## TASK
In the data below, one line contains "#define SVX_MARGIN_DISTANCE 1" and a later one contains "int svx_margin_scores(svx_ctx *ctx, const". Print both, with every line between them, exactly and alone.

## SOURCE MATERIAL
##########
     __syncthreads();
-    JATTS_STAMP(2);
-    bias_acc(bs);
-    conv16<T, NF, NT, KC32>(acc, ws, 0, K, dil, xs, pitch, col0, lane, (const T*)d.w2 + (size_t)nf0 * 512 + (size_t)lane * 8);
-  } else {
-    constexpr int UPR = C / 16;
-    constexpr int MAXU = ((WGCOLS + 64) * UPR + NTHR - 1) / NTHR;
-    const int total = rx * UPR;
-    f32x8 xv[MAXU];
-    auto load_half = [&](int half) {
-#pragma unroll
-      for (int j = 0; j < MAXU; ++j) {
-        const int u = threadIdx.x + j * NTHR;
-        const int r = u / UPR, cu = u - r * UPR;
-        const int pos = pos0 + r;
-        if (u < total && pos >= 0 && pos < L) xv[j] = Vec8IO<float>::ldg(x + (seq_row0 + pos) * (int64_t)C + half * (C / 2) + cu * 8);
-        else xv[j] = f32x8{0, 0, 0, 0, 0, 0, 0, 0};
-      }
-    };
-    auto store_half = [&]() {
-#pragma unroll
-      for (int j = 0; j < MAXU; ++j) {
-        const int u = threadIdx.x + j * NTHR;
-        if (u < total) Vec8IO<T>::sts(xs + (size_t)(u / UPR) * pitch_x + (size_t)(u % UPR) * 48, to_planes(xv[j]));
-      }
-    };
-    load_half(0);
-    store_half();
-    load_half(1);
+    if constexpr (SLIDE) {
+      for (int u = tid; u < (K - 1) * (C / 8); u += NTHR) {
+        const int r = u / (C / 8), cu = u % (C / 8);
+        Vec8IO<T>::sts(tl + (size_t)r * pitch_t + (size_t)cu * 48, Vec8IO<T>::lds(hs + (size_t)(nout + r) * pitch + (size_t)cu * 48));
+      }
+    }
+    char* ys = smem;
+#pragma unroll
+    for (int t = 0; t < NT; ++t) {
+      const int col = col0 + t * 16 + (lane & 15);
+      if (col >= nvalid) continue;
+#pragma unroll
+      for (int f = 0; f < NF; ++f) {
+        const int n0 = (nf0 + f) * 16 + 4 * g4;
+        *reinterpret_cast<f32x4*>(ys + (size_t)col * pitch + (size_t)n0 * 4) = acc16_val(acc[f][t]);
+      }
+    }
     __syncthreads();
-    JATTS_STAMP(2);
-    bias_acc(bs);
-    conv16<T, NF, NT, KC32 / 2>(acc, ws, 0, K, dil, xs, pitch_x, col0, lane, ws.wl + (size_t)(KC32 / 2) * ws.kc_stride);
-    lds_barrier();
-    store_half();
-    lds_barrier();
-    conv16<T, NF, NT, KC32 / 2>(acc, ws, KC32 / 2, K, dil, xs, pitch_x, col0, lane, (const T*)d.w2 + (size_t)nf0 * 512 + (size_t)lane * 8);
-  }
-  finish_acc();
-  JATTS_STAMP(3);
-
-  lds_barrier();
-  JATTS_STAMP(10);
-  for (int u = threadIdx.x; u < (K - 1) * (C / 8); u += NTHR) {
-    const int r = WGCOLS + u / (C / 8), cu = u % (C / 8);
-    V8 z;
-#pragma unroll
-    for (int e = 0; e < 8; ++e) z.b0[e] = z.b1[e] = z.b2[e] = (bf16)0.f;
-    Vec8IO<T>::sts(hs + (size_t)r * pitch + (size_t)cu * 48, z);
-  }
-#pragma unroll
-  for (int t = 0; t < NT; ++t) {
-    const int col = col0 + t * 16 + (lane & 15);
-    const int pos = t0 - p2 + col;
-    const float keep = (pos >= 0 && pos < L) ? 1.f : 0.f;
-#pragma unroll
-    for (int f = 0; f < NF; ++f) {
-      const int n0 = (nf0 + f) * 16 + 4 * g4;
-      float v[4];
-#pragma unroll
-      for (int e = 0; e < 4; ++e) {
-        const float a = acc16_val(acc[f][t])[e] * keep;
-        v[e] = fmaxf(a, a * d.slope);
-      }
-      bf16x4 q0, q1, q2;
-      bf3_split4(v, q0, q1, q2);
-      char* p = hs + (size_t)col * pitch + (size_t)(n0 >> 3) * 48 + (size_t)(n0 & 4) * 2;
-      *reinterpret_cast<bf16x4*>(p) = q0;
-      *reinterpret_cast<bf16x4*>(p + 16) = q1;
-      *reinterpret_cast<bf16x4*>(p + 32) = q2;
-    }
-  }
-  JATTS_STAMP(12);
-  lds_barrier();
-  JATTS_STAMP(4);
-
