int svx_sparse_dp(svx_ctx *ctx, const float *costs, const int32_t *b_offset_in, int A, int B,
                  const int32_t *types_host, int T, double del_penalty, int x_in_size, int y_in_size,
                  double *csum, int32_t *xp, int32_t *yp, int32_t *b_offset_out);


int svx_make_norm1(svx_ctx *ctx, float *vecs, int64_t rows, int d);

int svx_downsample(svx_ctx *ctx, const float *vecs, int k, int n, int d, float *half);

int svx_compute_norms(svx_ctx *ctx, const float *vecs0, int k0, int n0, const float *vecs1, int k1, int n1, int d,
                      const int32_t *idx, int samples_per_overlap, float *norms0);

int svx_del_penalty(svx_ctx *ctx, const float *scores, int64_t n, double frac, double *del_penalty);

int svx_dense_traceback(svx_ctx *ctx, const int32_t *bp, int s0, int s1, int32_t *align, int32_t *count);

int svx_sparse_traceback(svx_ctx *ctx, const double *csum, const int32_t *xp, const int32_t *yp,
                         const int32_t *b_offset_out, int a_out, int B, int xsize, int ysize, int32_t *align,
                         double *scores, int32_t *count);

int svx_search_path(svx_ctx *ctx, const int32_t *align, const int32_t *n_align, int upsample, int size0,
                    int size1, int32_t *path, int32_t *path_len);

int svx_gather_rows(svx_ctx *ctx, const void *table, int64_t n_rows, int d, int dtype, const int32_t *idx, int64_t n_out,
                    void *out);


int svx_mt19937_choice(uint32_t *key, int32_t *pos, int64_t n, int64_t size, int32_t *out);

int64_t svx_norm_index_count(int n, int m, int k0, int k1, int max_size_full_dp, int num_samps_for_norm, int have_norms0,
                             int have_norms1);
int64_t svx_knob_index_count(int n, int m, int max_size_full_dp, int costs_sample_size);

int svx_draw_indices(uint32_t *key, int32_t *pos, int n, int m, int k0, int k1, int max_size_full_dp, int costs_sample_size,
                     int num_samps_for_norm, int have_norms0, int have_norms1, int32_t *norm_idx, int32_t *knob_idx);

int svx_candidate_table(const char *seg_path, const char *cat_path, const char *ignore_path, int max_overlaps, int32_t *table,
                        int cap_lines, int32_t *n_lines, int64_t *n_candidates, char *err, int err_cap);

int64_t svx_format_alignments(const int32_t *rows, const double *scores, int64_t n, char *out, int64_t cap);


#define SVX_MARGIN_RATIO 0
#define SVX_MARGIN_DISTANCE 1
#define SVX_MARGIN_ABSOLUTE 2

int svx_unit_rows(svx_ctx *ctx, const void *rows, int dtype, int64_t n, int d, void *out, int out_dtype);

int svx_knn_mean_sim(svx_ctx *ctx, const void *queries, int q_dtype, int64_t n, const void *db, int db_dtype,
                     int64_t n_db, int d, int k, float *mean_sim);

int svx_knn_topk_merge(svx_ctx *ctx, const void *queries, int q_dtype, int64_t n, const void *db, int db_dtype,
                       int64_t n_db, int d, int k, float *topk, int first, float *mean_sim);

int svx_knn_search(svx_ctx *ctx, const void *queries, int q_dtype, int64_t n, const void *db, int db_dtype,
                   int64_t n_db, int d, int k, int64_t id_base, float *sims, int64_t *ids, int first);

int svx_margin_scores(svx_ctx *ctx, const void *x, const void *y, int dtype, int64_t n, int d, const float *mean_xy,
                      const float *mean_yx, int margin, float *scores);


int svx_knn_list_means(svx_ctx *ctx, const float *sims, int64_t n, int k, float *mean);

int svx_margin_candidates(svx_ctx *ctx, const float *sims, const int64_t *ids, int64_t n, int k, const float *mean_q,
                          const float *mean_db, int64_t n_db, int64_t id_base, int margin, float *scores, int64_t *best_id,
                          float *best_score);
##########
## TASK RESPONSE
#define SVX_MARGIN_DISTANCE 1
#define SVX_MARGIN_ABSOLUTE 2

int svx_unit_rows(svx_ctx *ctx, const void *rows, int dtype, int64_t n, int d, void *out, int out_dtype);

int svx_knn_mean_sim(svx_ctx *ctx, const void *queries, int q_dtype, int64_t n, const void *db, int db_dtype,
                     int64_t n_db, int d, int k, float *mean_sim);

int svx_knn_topk_merge(svx_ctx *ctx, const void *queries, int q_dtype, int64_t n, const void *db, int db_dtype,
                       int64_t n_db, int d, int k, float *topk, int first, float *mean_sim);

int svx_knn_search(svx_ctx *ctx, const void *queries, int q_dtype, int64_t n, const void *db, int db_dtype,
                   int64_t n_db, int d, int k, int64_t id_base, float *sims, int64_t *ids, int first);

int svx_margin_scores(svx_ctx *ctx, const void *x, const void *y, int dtype, int64_t n, int d, const float *mean_xy,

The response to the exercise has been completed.